AI programming is rapidly growing in various applications. In fact, LM algorithms can be applied in any field of study that involves the ability to learn from data and to predict the behaviour of a particular output. The most widely used LM algorithms were listed by Brownlee . This study attempted to identify the LM algorithms that are applicable to and can deal with a big data knowledge base. Table 1 illustrates the available LM algorithms used for big data analytics.
|Extreme Learning Machine (ELM) ||Reviews the theoretical model of different ELM algorithms||High stability, speed, and accuracy under general or specific conditions Supports many learning applications, such as regression, classification, feature selection, clustering, and representational learning||Improves a data-dependent generalization mechanism for generating hidden-layer parameters|
|Artificial Neural Networks (ANNs) ||Demonstrate LM–ANN models to analyze and predict the output given by a data set||Compare different learning strategies||Generalization and optimization capabilities of the learning system|
|Online machine learning ||Online NN, Online Support Vector Machine (SVM), online Kernel Principal Component Analysis (KPCA)||The classifier can adapt or retrain the changes in the input data for prediction. The prediction and online classification processes are sometimes integrated for big data analytics.||An extensive demonstration in practical applications remains a significant challenge for online-learning methods.|
|ELM Clustering (ELMC) ||KMeans algorithm in ELM, non-negative matrix factorization (NMF) algorithm in ELM||An ELM feature space is supported by KMeans clustering. It can handle a large number of input parameters. NMF is tested for finding the low-dimensional representation of non-negative high-dimensional data, which can provide initiative data mapping to simplify the process. The overall performance has less effect with the changes in the hidden-layer nodes.||Further testing needs to be conducted, especially with other ELM feature-mapping techniques.|
|Unsupervised Discriminative Extreme Learning Machine (UDELM) ||Handles learning tasks with only unlabeled data||Merges the local manifold learning with global discriminative learning Gives better data representation than the ordinary unsupervised ELM, which conserves only the local structure of data||Generalization and optimization factors need to be enhanced.|
Table 1: Recent development in the implementation of LM algorithms for big data analytics.

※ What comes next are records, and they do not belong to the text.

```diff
@@ -566,25 +583,48 @@
 #pragma unroll
             for (int r = 0; r < 16; ++r) acc[i][j][r] = 0.f;
         __syncthreads();
-        for (int ch = 0; ch < n_chunks; ch += 2) {
-          compute(0);
-          __syncthreads();
-          if (ch + 1 >= n_chunks) break;
-          compute(1);
-          __syncthreads();
-        }
-        unscale();
-        if (!direct_out) {
-          float* sCf = smem;
-#pragma unroll
-          for (int i = 0; i < TM; ++i)
-#pragma unroll
-            for (int j = 0; j < TN; ++j)
-#pragma unroll
-              for (int r = 0; r < 16; ++r) {
-                const int row = wm * TM * 32 + i * 32 + (r & 3) + 8 * (r >> 2) + 4 * lh;
-                sCf[row * (BN + 4) + wn * TN * 32 + j * 32 + l31] = acc[i][j][r];
-              }
+        auto consume = [&](auto side) {
+          constexpr int S = decltype(side)::value;
+          if constexpr (MAP22) {
+            int ch = 0;
+            for (; ch + 1 < n_chunks; ch += 2) {
+              compute_s(0, side);
+              __syncthreads();
+              compute_s(1, side);
+              __syncthreads();
+            }
+            if (ch < n_chunks) {
+              compute_s(0, side);
+              __syncthreads();
+            }
+          } else {
+            for (int ch = 0; ch < n_chunks; ch += 2) {
+              compute_s(0, side);
+              __syncthreads();
+              if (ch + 1 >= n_chunks) break;
+              compute_s(1, side);
+              __syncthreads();
+            }
+          }
+          unscale_s(side);
+          if (!direct_out) {
+            float* sCf = smem;
+#pragma unroll
+            for (int i = 0; i < TM; ++i)
+#pragma unroll
+              for (int j = 0; j < TN; ++j)
+#pragma unroll
+                for (int r = 0; r < 16; ++r) {
+                  const int row = (w_rb + blk_a(i, j, S)) * 32 + (r & 3) + 8 * (r >> 2) + 4 * lh;
+                  sCf[row * (BN + 4) + (w_cb + frag_col(blk_b(j), S)) * 32 + l31] = acc[i][j][r];
+                }
+          }
+        };
+        if constexpr (MAP22) {
+          if (u_wid & 1) consume(side1);
+          else consume(side0);
+        } else {
+          consume(side0);
         }
       }
     } else if constexpr (NBUF == 2) {
```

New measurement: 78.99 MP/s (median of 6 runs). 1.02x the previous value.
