class SketchDB:

    def __init__(self, sketches, sketchsize64, bbits, clusters=None, device=0):
        lib = _lib.lib()
        torch = _torch()
        self.device = int(device)
        self.sketchsize64 = int(sketchsize64)
        self.bbits = int(bbits)
        self._h = C.c_void_p()
        on_dev = hasattr(sketches, "is_cuda")
        if on_dev:
            if not sketches.is_cuda or sketches.dtype != torch.int64 or not sketches.is_contiguous():
                raise ValueError("device sketches must be a contiguous int64 CUDA tensor")
            if sketches.device.index != self.device:
                raise ValueError("sketch tensor is on a different device")
            n, nk, words = sketches.shape
            src = C.c_void_p(sketches.data_ptr())
        else:
            sketches = np.ascontiguousarray(sketches, dtype=np.uint64)
            if sketches.ndim != 3:
                raise ValueError("sketches must be [n, nk, sketchsize64*bbits]")
            n, nk, words = sketches.shape
            src = C.c_void_p(sketches.ctypes.data)
        if words != self.sketchsize64 * self.bbits:
            raise ValueError("sketch word count %d != sketchsize64*bbits = %d"
                             % (words, self.sketchsize64 * self.bbits))
        self.n, self.nk = int(n), int(nk)
        clu_ptr = None
        self._clu_keep = None
        if clusters is not None:
            if on_dev:
                c = clusters.to(device="cuda:%d" % self.device, dtype=torch.int16).contiguous()
                clu_ptr = C.c_void_p(c.data_ptr())
            else:
                c = np.ascontiguousarray(clusters, dtype=np.uint16)
                if c.shape != (n,):
                    raise ValueError("clusters must be [n]")
                clu_ptr = C.c_void_p(c.ctypes.data)
            self._clu_keep = c
        with torch.cuda.device(self.device):
            rc = lib.ppk_db_create(self.device, src, n, nk, self.sketchsize64, self.bbits, clu_ptr,
                                   1 if on_dev else 0, _stream_ptr(self.device), C.byref(self._h))
            _lib.check(rc, "ppk_db_create")
            if on_dev:
                torch.cuda.current_stream(self.device).synchronize()

    def close(self):
        if getattr(self, "_h", None) is not None and self._h.value:
            _lib.lib().ppk_db_destroy(self._h)
            self._h = C.c_void_p()

    def __del__(self):
        try:
            self.close()
        except Exception:
            pass

    def __len__(self):
        return self.n

    @property
    def rank_planes(self):
        return int(_lib.lib().ppk_db_rank_planes(self._h))

    def rank_block_planes(self):
        return self._per_block("ppk_db_rank_block_planes")

    def _per_block(self, fn, per_block=1, dtype=np.uint8):
        out = np.empty((self.nk, per_block * self.sketchsize64), dtype=dtype)
        _lib.check(getattr(_lib.lib(), fn)(self._h, C.c_void_p(out.ctypes.data), out.size), fn)
        return out

    def _codes(self, fn, planes, which=None, order=None):
        npad = (self.n + 255) // 256 * 256
        raw = np.empty((self.nk, self.sketchsize64, max(planes, 1), npad), dtype=np.uint64)
        args = (C.c_void_p(raw.ctypes.data), self.nk * self.sketchsize64 * planes * npad)
        _lib.check(getattr(_lib.lib(), fn)(self._h, *(args if which is None else (int(which),) + args)), fn)
        slots = self._unslice_codes(raw, planes)
        if order is None:
            return slots
        codes = np.empty_like(slots)
        for k in range(self.nk):
            codes[:, k, order[k]] = slots[:, k]
        return codes

    def _bucketed(self, size_fn, read_fn, dtype):
        nb = C.c_size_t(0)
        count = int(getattr(_lib.lib(), size_fn)(self._h, C.byref(nb)))
        off = np.zeros(nb.value + 1, dtype=np.uint32)
        items = np.zeros(count, dtype=dtype)
        _lib.check(getattr(_lib.lib(), read_fn)(self._h, C.c_void_p(off.ctypes.data), off.size,
                                                C.c_void_p(items.ctypes.data) if count else None, count), read_fn)
        return off, items

    def _unslice_codes(self, raw, planes):
        bits = np.unpackbits(raw[..., :self.n].view(np.uint8).reshape(self.nk, self.sketchsize64, planes, self.n, 8),
                             axis=-1, bitorder="little")
        codes = np.zeros((self.nk, self.sketchsize64, self.n, 64), dtype=np.uint16)
        for b in range(planes):
            codes |= bits[:, :, b].astype(np.uint16) << b
        return np.ascontiguousarray(codes.transpose(2, 0, 1, 3)).reshape(self.n, self.nk, 64 * self.sketchsize64)

    def rank_codes(self):
        return self._codes("ppk_db_rank_read", self.rank_planes)

    @property
    def fold_planes(self):
        return int(_lib.lib().ppk_db_fold_planes(self._h))

    def fold_block_planes(self):
        return self._per_block("ppk_db_fold_block_planes")

    def fold_codes(self, which):
        return self._codes("ppk_db_fold_read", self.fold_planes, which)

    @property
    def fold2_planes(self):
        return int(_lib.lib().ppk_db_fold2_planes(self._h))

    def fold2_block_planes(self):
        return self._per_block("ppk_db_fold2_block_planes")

    def fold2_stream_planes(self):
        return self._per_block("ppk_db_fold2_stream_planes")

    def fold2_position_order(self):
        return self._per_block("ppk_db_fold2_position_order", 64, np.uint32)

    def fold2_codes(self, which):
        return self._codes("ppk_db_fold2_read", self.fold2_planes, which, self.fold2_position_order())

    def fold2_events(self):
        return self._bucketed("ppk_db_fold2_events", "ppk_db_fold2_events_read", np.uint16)

    def foldh_holders(self):
        return int(_lib.lib().ppk_db_foldh_holders(self._h))

    def foldh_stream_planes(self):
        return self._per_block("ppk_db_foldh_stream_planes")

    def foldh_position_order(self):
        return self._per_block("ppk_db_foldh_position_order", 64, np.uint32)

    def foldh_codes(self, which):
        return self._codes("ppk_db_foldh_read", 8, which, self.foldh_position_order())

    def foldh_entries(self):
        return self._bucketed("ppk_db_foldh_entries", "ppk_db_foldh_entries_read", np.uint32)

    def rank_counts(self):
        words = int(_lib.lib().ppk_db_rank_counts(self._h, None, 0))
        if not words:
            return None
        raw = np.zeros(words, dtype=np.uint32)
        _lib.lib().ppk_db_rank_counts(self._h, C.c_void_p(raw.ctypes.data), raw.size)
        seg = 1 + self.nk * self.sketchsize64
        out = {}
        for i, name in enumerate(("D", "E", "E2")):
            out[name] = int(raw[i * seg])
            out["block_" + name] = raw[i * seg + 1:(i + 1) * seg].reshape(self.nk, self.sketchsize64).copy()
        out["two_max"], out["two_total"], out["pair_cap_hit"] = (int(x) for x in raw[3 * seg:3 * seg + 3])
        return out
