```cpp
template <int TAB, bool F32 = false>
struct RestoreImgT {
    static constexpr bool t32 = F32;
    const uint8_t *img;
    const double *t;
    const float *tab;
    float a[3];
    bool att[3];
    __device__ __forceinline__ void init(const RestoreSrc &S, int b, size_t npx, void *lds_tab_v = nullptr)
    {
        float *lds_tab = static_cast<float *>(lds_tab_v);
        tab = lds_tab;
        const int k = S.kind ? S.kind[b] : 0;
        img = S.in + (size_t)b * npx * 3;
        t = F32 ? reinterpret_cast<const double *>(reinterpret_cast<const float *>(S.t) + (size_t)b * npx) : S.t + (size_t)b * npx;
#pragma unroll
        for (int c = 0; c < 3; ++c) {
            a[c] = S.A[b * 3 + c];
            att[c] = px_atten(k, c);
        }
        if (TAB) {
            for (int i = threadIdx.x; i < 768; i += blockDim.x) {
                const int c = i >> 8;
                const float x = px_norm_fast((uint32_t)(i & 255));
                const float d = ((c == 0 ? att[0] : c == 1 ? att[1] : att[2]) ? x * 0.85f : x) - (c == 0 ? a[0] : c == 1 ? a[1] : a[2]);
                if (TAB == 2 && !t32) static_cast<double *>(lds_tab_v)[i] = (double)d;
                else lds_tab[i] = d;
            }
        }
    }
    __device__ __forceinline__ double diff64(uint32_t u, int c) const
    {
        if (TAB == 2 && !t32) return reinterpret_cast<const double *>(tab)[c * 256 + u];
        return (double)diff(u, c);
    }
    __device__ __forceinline__ float diff(uint32_t u, int c) const
    {
        if (TAB == 2 && !t32) return (float)reinterpret_cast<const double *>(tab)[c * 256 + u];
        if (TAB) return tab[c * 256 + u];
        const float x = px_norm_fast(u);
        return (att[c] ? x * 0.85f : x) - a[c];
    }
    __device__ __forceinline__ float one(uint32_t u, int c, double tv) const
    {
        const float v = (float)((double)diff(u, c) / tv + (double)a[c]);
        return fminf(fmaxf(v, 0.0f), 1.0f);
    }
    __device__ __forceinline__ static bool recip_ok(double tv) { return tv >= 0x1p-100 && tv <= 0x1p100; }
    __device__ __forceinline__ static double recip(double tv)
    {
        double y = __builtin_amdgcn_rcp(tv);
        y = fma(y, fma(-tv, y, 1.0), y);
        return fma(y, fma(-tv, y, 1.0), y);
    }
    __device__ __forceinline__ float one_fast(uint32_t u, int c, double tv, double y) const
    {
        const double n = diff64(u, c), q0 = n * y;
        const float v = (float)(fma(fma(-tv, q0, n), y, q0) + (double)a[c]);
        return fminf(fmaxf(v, 0.0f), 1.0f);
    }
    __device__ __forceinline__ const float *tf() const { return reinterpret_cast<const float *>(t); }
    __device__ __forceinline__ static float recip32(float tv)
    {
        const float y = __builtin_amdgcn_rcpf(tv);
        return fmaf(fmaf(-tv, y, 1.0f), y, y);
    }
    __device__ __forceinline__ float one32_raw(uint32_t u, int c, float y) const { return fmaf(diff(u, c), y, a[c]); }
    __device__ __forceinline__ void pixel32(int p, float &r0, float &r1, float &r2) const
    {
        const uint8_t *q = img + (size_t)p * 3;
        const float y = recip32(tf()[p]);
        r0 = fminf(fmaxf(one32_raw(q[0], 0, y), 0.0f), 1.0f);
        r1 = fminf(fmaxf(one32_raw(q[1], 1, y), 0.0f), 1.0f);
        r2 = fminf(fmaxf(one32_raw(q[2], 2, y), 0.0f), 1.0f);
    }
    __device__ __forceinline__ float one_fast_raw(uint32_t u, int c, double tv, double y) const
    {
        const double n = diff64(u, c), q0 = n * y;
        return (float)(fma(fma(-tv, q0, n), y, q0) + (double)a[c]);
    }
    __device__ __forceinline__ void four_raw(const uint32_t (&w)[3], const double (&tv)[4], float (&r)[3][4]) const
    {
        const uint32_t w0 = w[0], w1 = w[1], w2 = w[2];
        const uint32_t ur[4] = {w0 & 255, w0 >> 24, (w1 >> 16) & 255, (w2 >> 8) & 255};
        const uint32_t ug[4] = {(w0 >> 8) & 255, w1 & 255, w1 >> 24, (w2 >> 16) & 255};
        const uint32_t ub[4] = {(w0 >> 16) & 255, (w1 >> 8) & 255, w2 & 255, w2 >> 24};
        if constexpr (F32) {
            typedef float f2 __attribute__((ext_vector_type(2)));
            float y[4];
#pragma unroll
            for (int i = 0; i < 4; ++i) y[i] = recip32(__int_as_float(__double2loint(tv[i])));
#pragma unroll
            for (int h = 0; h < 2; ++h) {
                const f2 yy = {y[2 * h], y[2 * h + 1]};
                const f2 r0 = __builtin_elementwise_fma(f2{diff(ur[2 * h], 0), diff(ur[2 * h + 1], 0)}, yy, f2{a[0], a[0]});
                const f2 r1 = __builtin_elementwise_fma(f2{diff(ug[2 * h], 1), diff(ug[2 * h + 1], 1)}, yy, f2{a[1], a[1]});
                const f2 r2 = __builtin_elementwise_fma(f2{diff(ub[2 * h], 2), diff(ub[2 * h + 1], 2)}, yy, f2{a[2], a[2]});
                r[0][2 * h] = r0.x; r[0][2 * h + 1] = r0.y;
                r[1][2 * h] = r1.x; r[1][2 * h + 1] = r1.y;
                r[2][2 * h] = r2.x; r[2][2 * h + 1] = r2.y;
            }
            return;
        }
#pragma unroll
        for (int i = 0; i < 4; ++i) {
            const double y = recip(tv[i]);
            r[0][i] = one_fast_raw(ur[i], 0, tv[i], y);
            r[1][i] = one_fast_raw(ug[i], 1, tv[i], y);
            r[2][i] = one_fast_raw(ub[i], 2, tv[i], y);
        }
    }
    __device__ __forceinline__ void load_four(int p, uint32_t (&w)[3], double (&tv)[4]) const
    {
        const u32_unaligned *q = reinterpret_cast<const u32_unaligned *>(img + (size_t)p * 3);
        w[0] = q[0]; w[1] = q[1]; w[2] = q[2];
        if constexpr (F32) {
            typedef float4 __attribute__((aligned(4))) float4_a4;
            const float4_a4 f = *reinterpret_cast<const float4_a4 *>(tf() + p);
            tv[0] = __hiloint2double(0, __float_as_int(f.x));
            tv[1] = __hiloint2double(0, __float_as_int(f.y));
            tv[2] = __hiloint2double(0, __float_as_int(f.z));
            tv[3] = __hiloint2double(0, __float_as_int(f.w));
            return;
        }
        const double2_a8 ta = *reinterpret_cast<const double2_a8 *>(t + p), tb = *reinterpret_cast<const double2_a8 *>(t + p + 2);
        tv[0] = ta.x; tv[1] = ta.y; tv[2] = tb.x; tv[3] = tb.y;
    }
    __device__ __forceinline__ void four(int p, int n, float (&r)[3][4]) const
    {
        if constexpr (F32) {
#pragma unroll
            for (int i = 0; i < 4; ++i) {
                r[0][i] = r[1][i] = r[2][i] = 0.0f;
                if (i < n) pixel32(p + i, r[0][i], r[1][i], r[2][i]);
            }
            return;
        }
        Px4 v;
        double tv[4];
        if (n == 4) {
            const u32_unaligned *w = reinterpret_cast<const u32_unaligned *>(img + (size_t)p * 3);
            const uint32_t w0 = w[0], w1 = w[1], w2 = w[2];
            v.r[0] = w0 & 255; v.g[0] = (w0 >> 8) & 255; v.b[0] = (w0 >> 16) & 255;
            v.r[1] = w0 >> 24; v.g[1] = w1 & 255; v.b[1] = (w1 >> 8) & 255;
            v.r[2] = (w1 >> 16) & 255; v.g[2] = w1 >> 24; v.b[2] = w2 & 255;
            v.r[3] = (w2 >> 8) & 255; v.g[3] = (w2 >> 16) & 255; v.b[3] = w2 >> 24;
            const double2_a8 ta = *reinterpret_cast<const double2_a8 *>(t + p), tb = *reinterpret_cast<const double2_a8 *>(t + p + 2);
            tv[0] = ta.x; tv[1] = ta.y; tv[2] = tb.x; tv[3] = tb.y;
        } else {
            v = load_px4(img + (size_t)p * 3, n, false);
#pragma unroll
            for (int i = 0; i < 4; ++i) tv[i] = i < n ? t[p + i] : 1.0;
        }
        if (recip_ok(tv[0]) && recip_ok(tv[1]) && recip_ok(tv[2]) && recip_ok(tv[3])) {
#pragma unroll
            for (int i = 0; i < 4; ++i) {
                const double y = recip(tv[i]);
                r[0][i] = one_fast(v.r[i], 0, tv[i], y);
                r[1][i] = one_fast(v.g[i], 1, tv[i], y);
                r[2][i] = one_fast(v.b[i], 2, tv[i], y);
            }
        } else {
#pragma unroll
            for (int i = 0; i < 4; ++i) {
                r[0][i] = one(v.r[i], 0, tv[i]);
                r[1][i] = one(v.g[i], 1, tv[i]);
                r[2][i] = one(v.b[i], 2, tv[i]);
            }
        }
    }
    __device__ __forceinline__ void pixel(int p, float &r0, float &r1, float &r2) const
    {
        if constexpr (F32) {
            pixel32(p, r0, r1, r2);
            return;
        }
        const uint8_t *q = img + (size_t)p * 3;
        const double tv = t[p];
        if (recip_ok(tv)) {
            const double y = recip(tv);
            r0 = one_fast(q[0], 0, tv, y);
            r1 = one_fast(q[1], 1, tv, y);
            r2 = one_fast(q[2], 2, tv, y);
        } else {
            r0 = one(q[0], 0, tv);
            r1 = one(q[1], 1, tv);
            r2 = one(q[2], 2, tv);
        }
    }
    __device__ __forceinline__ double one64(uint32_t u, int c, double tv) const
    {
        return fmin(fmax((double)diff(u, c) / tv + (double)a[c], 0.0), 1.0);
    }
    __device__ __forceinline__ double one64_fast(uint32_t u, int c, double tv, double y) const
    {
        const double n = (double)diff(u, c), q0 = n * y;
        return fmin(fmax(fma(fma(-tv, q0, n), y, q0) + (double)a[c], 0.0), 1.0);
    }
    __device__ __forceinline__ void four64(int p, int n, double (&r)[3][4]) const
    {
        Px4 v;
        double tv[4];
        if (n == 4) {
            v = load_px4_any(img + (size_t)p * 3);
            const double2_a8 ta = *reinterpret_cast<const double2_a8 *>(t + p), tb = *reinterpret_cast<const double2_a8 *>(t + p + 2);
            tv[0] = ta.x; tv[1] = ta.y; tv[2] = tb.x; tv[3] = tb.y;
        } else {
            v = load_px4(img + (size_t)p * 3, n, false);
#pragma unroll
            for (int i = 0; i < 4; ++i) tv[i] = i < n ? t[p + i] : 1.0;
        }
        if (recip_ok(tv[0]) && recip_ok(tv[1]) && recip_ok(tv[2]) && recip_ok(tv[3])) {
#pragma unroll
            for (int i = 0; i < 4; ++i) {
                const double y = recip(tv[i]);
                r[0][i] = one64_fast(v.r[i], 0, tv[i], y);
                r[1][i] = one64_fast(v.g[i], 1, tv[i], y);
                r[2][i] = one64_fast(v.b[i], 2, tv[i], y);
            }
        } else {
#pragma unroll
            for (int i = 0; i < 4; ++i) {
                r[0][i] = one64(v.r[i], 0, tv[i]);
                r[1][i] = one64(v.g[i], 1, tv[i]);
                r[2][i] = one64(v.b[i], 2, tv[i]);
            }
        }
    }
};

using RestoreImg = RestoreImgT<0>;
using RestoreImg32 = RestoreImgT<0, true>;

}
```

Measured before the change: 60180.

## Restructure stretch-LAB loop with incremental cursor, 32-bit addressing and double-buffered prefetch

Replaces the per-iteration magic-number division that mapped a group index to row/column in k_stretch_lab_lut with an incremental cursor that steps through the tile. Full 4-pixel groups go through a dedicated loop, unrolled by two, that ping-pongs prefetch buffers and uses 32-bit byte offsets (guarded by npx < 2^29). Narrow tiles can use a row 'walk' mode where each thread keeps a fixed column. Partial groups go through a separate slow loop. The aim is fewer integer address instructions and better load latency hiding, at the cost of more code complexity and some idle threads in walk mode.

Measured after the change: 60170. About the same (-0.0%).

```diff
diff --git a/profiles/stretch_loop_isa.py b/profiles/stretch_loop_isa.py
--- /dev/null
+++ b/profiles/stretch_loop_isa.py
@@ -0,0 +1,105 @@
+#!/usr/bin/env python3
+import re
+import sys
+
+import isa_summary as I
+
+KEY = "k_stretch_lab_lutILi1ELi256"
+
+
+def kernel_lines(path):
+    out, on = [], False
+    for line in open(path):
+        s = line.rstrip("\n")
+        if re.match(r"^_Z\w+:", s):
+            on = KEY in s
+        if on:
+            out.append(s)
+            if s.strip().startswith("s_endpgm"):
+                break
+    return out
+
+
+def meta(path):
+    m, on = {}, False
+    for line in open(path):
+        s = line.strip()
+        if s.startswith(".name:"):
+            on = KEY in s
+        elif on and re.match(r"^\.(vgpr_count|sgpr_count|vgpr_spill_count|sgpr_spill_count|private_segment_fixed_size):", s):
+            k, v = s.split(":")
+            m[k.strip(".")] = int(v)
+    return m
+
+
+def ops(lines):
+    return [t for t in (s.strip() for s in lines) if t and not t.startswith((";", ".", "//")) and not re.match(r"^\.?\w+:", t)]
+
+
+def loops(L):
+    pos = {m.group(1): i for i, s in enumerate(L) for m in [re.match(r"^(\.LBB\d+_\d+):", s.strip())] if m}
+    res = []
+    for i, s in enumerate(L):
+        p = s.split()
+        if p and p[0].startswith(("s_cbranch", "s_branch")) and len(p) > 1 and p[1] in pos and pos[p[1]] < i:
+            res.append((pos[p[1]], i))
+    return res
+
+
+def report(label, path, ranges):
+    L = kernel_lines(path)
+    print(f"## {label}: {meta(path)}")
+    if ranges:
+        body = [o for a, b in ranges for o in ops(L[a - 1:b])]
+        trips = 1
+        print(f"   blocks of the straight-line path, lines {ranges} of the kernel's listing (one trip)")
+    else:
+        cand = [l for l in loops(L) if sum(o.startswith("v_rcp_f64") for o in ops(L[l[0]:l[1] + 1])) >= 8
+                and not any(o.startswith("v_div_scale_f64") for o in ops(L[l[0]:l[1] + 1]))]
+        a, b = min(cand, key=lambda l: l[1] - l[0])
+        body = ops(L[a:b + 1])
+        trips = 2
+        print(f"   loop at lines {a + 1} - {b + 1} of the kernel's listing (two trips)")
+    n = lambda f: sum(1 for o in body if f(o.split()[0]))
+    mix = {}
+    for o in body:
+        k = I.classify(o.split()[0])
+        mix[k] = mix.get(k, 0) + 1
+    print(f"   {len(body)} instructions, {len(body) / trips:.0f} per trip: {I.fmt_mix(mix)}")
+    print("   v_mov*: %d  v_mul_lo_u32: %d  v_mul_hi_u32: %d  v_mad_u64_u32/v_mad_i64_i32: %d  v_lshl_add_u64: %d  s_waitcnt vmcnt: %d  "
+          "scratch_*: %d  v_readlane/v_writelane: %d" % (
+              n(lambda o: o.startswith("v_mov")), n(lambda o: o == "v_mul_lo_u32"), n(lambda o: o == "v_mul_hi_u32"),
+              n(lambda o: o.startswith(("v_mad_u64", "v_mad_i64"))), n(lambda o: o == "v_lshl_add_u64"),
+              sum(1 for o in body if o.startswith("s_waitcnt") and "vmcnt" in o), n(lambda o: o.startswith("scratch_")),
+              n(lambda o: o.startswith(("v_readlane", "v_writelane")))))
+    i = 0
+    while i < len(body):
+        if body[i].startswith("global_load_dwordx"):
+            j = i
+            while j + 1 < len(body) and any(b.startswith("global_load_dwordx") for b in body[j + 1:j + 4]):
+                j += 1
+            k = j + 1
+            while k < len(body) and not (body[k].startswith("s_waitcnt") and "vmcnt" in body[k]):
+                k += 1
+            dist = f"{k - j - 1} instructions later: {body[k]}" if k < len(body) else f"not in the rest of the listing ({len(body) - j - 1} instructions)"
+            print(f"   prefetch loads ({sum(b.startswith('global_load') for b in body[i:j + 1])}) at instruction {i}: first s_waitcnt vmcnt {dist}")
+            i = j + 1
+        else:
+            i += 1
+
+
+def main():
+    for a in sys.argv[1:]:
+        if a == "--list":
+            continue
+        label, _, rest = a.partition("=")
+        path, _, rg = rest.partition("@")
+        if "--list" in sys.argv:
+            for i, s in enumerate(kernel_lines(path), 1):
+                print(i, s)
+            continue
+        report(label, path, [tuple(int(x) for x in r.split("-")) for r in rg.split(",")] if rg else None)
+
+
+if __name__ == "__main__":
+    main()
diff --git a/underwater_image_enhancement_amd/csrc/k_fused.hip b/underwater_image_enhancement_amd/csrc/k_fused.hip
--- a/underwater_image_enhancement_amd/csrc/k_fused.hip
+++ b/underwater_image_enhancement_amd/csrc/k_fused.hip
@@ -533,6 +533,51 @@
 struct ClaheGeom {
     int H, W, tx, ty, tw, th, clip;
     float lutScale;
+};
+
+#define UWIE_APPLY_WALKS(gpr, rstep) ((gpr) <= 256 && (rstep) * (gpr) * 8 >= 256 * 7)
+constexpr bool clahe_apply_walks(int gpr) { return UWIE_APPLY_WALKS(gpr, 256 / (gpr > 1 ? gpr : 1)); }
+static_assert(clahe_apply_walks(1) && clahe_apply_walks(45) && clahe_apply_walks(85), "walk: narrow cells");
+static_assert(!clahe_apply_walks(86) && !clahe_apply_walks(90) && !clahe_apply_walks(111), "flat: 341 .. 444 px");
+static_assert(clahe_apply_walks(112) && clahe_apply_walks(128), "walk: 445 .. 512 px");
+static_assert(!clahe_apply_walks(129) && !clahe_apply_walks(223), "flat: 513 .. 892 px");
+static_assert(clahe_apply_walks(224) && clahe_apply_walks(256) && !clahe_apply_walks(257), "walk up to 1024 px, flat beyond");
+
+#ifndef UWIE_STRETCH_WALK
+#define UWIE_STRETCH_WALK 1
+#endif
+struct GroupSteps {
+    int ncols, dq, dr;
+    uint32_t step, wrap;
+    __device__ __forceinline__ GroupSteps(int ncols_, int BS, int W, bool walk = false)
+    {
+        ncols = ncols_;
+        dq = BS / ncols;
+        dr = walk ? 0 : BS - dq * ncols;
+        step = (uint32_t)(dq * W + 4 * dr);
+        wrap = (uint32_t)(W - 4 * ncols);
+    }
+};
+struct GroupCursor {
+    int row, xg;
+    uint32_t p;
+    __device__ __forceinline__ GroupCursor(int tid, const GroupSteps &G, uint32_t p00, int W)
+    {
+        row = tid / G.ncols;
+        xg = tid - row * G.ncols;
+        p = p00 + (uint32_t)(row * W + 4 * xg);
+    }
+    __device__ __forceinline__ void advance(const GroupSteps &G)
+    {
+        xg += G.dr;
+        row += G.dq;
+        p += G.step;
+        if ((!UWIE_STRETCH_WALK || G.dr) && xg >= G.ncols) {
+            xg -= G.ncols;
+            ++row;
+            p += G.wrap;
+        }
+    }
 };
 
 template <int SRC, int BS = 256>
@@ -582,8 +627,7 @@
         bb = sat_u8(UWIE_DESCALE(200 * (fY - fZ) + 128 * (1 << 15), 15));
     };
     const int x_lo = txi * g.tw, x_hi = min(x_lo + g.tw, g.W), y_lo = ty * g.th, y_hi = min(y_lo + g.th, g.H);
-    const int gpr = max((x_hi - x_lo + 3) / 4, 0), total = max(y_hi - y_lo, 0) * gpr;
-    const uint32_t gmagic = (uint32_t)(((1ull << 32) + max(gpr, 1) - 1) / max(gpr, 1));
+    const int gpr = max((x_hi - x_lo + 3) / 4, 0);
     const int f0 = T->fwd[0], f1 = T->fwd[1], f2 = T->fwd[2], f3 = T->fwd[3], f4 = T->fwd[4], f5 = T->fwd[5], f6 = T->fwd[6],
               f7 = T->fwd[7], f8 = T->fwd[8];
     auto lab_of = [&](uint32_t Rg, uint32_t Gg, uint32_t Bg, uint32_t &L, uint32_t &a, uint32_t &bb) {
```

The LM concept is being increasingly adopted in current and future trends in big data implementation. This paper presents the challenges that are faced by various LM tools to provide an adaptable framework that fits in the big data analytic domain. Analytic modules can be integrated with the LM engine to overcome the circumstances of data processing. This technique is practical to prepare sample sets in LM analysis. Big data analytics and LM implementation support each other and can be powerful tools to understand and predict business behaviour based on customer information input. Any organization can improve its performance by analyzing the current situation and taking the right decision. However, current hardware utilities are encouraging new technologies to integrate AI algorithms in many applications, especially in solving classification problems, such as image processing and detection. Making a deal with a third-party service may help an organization arrive at a better decision. The future of LM focuses on unsupervised learning (i.e., dealing with unable or unstructured data), in which clustering and density estimation are applied.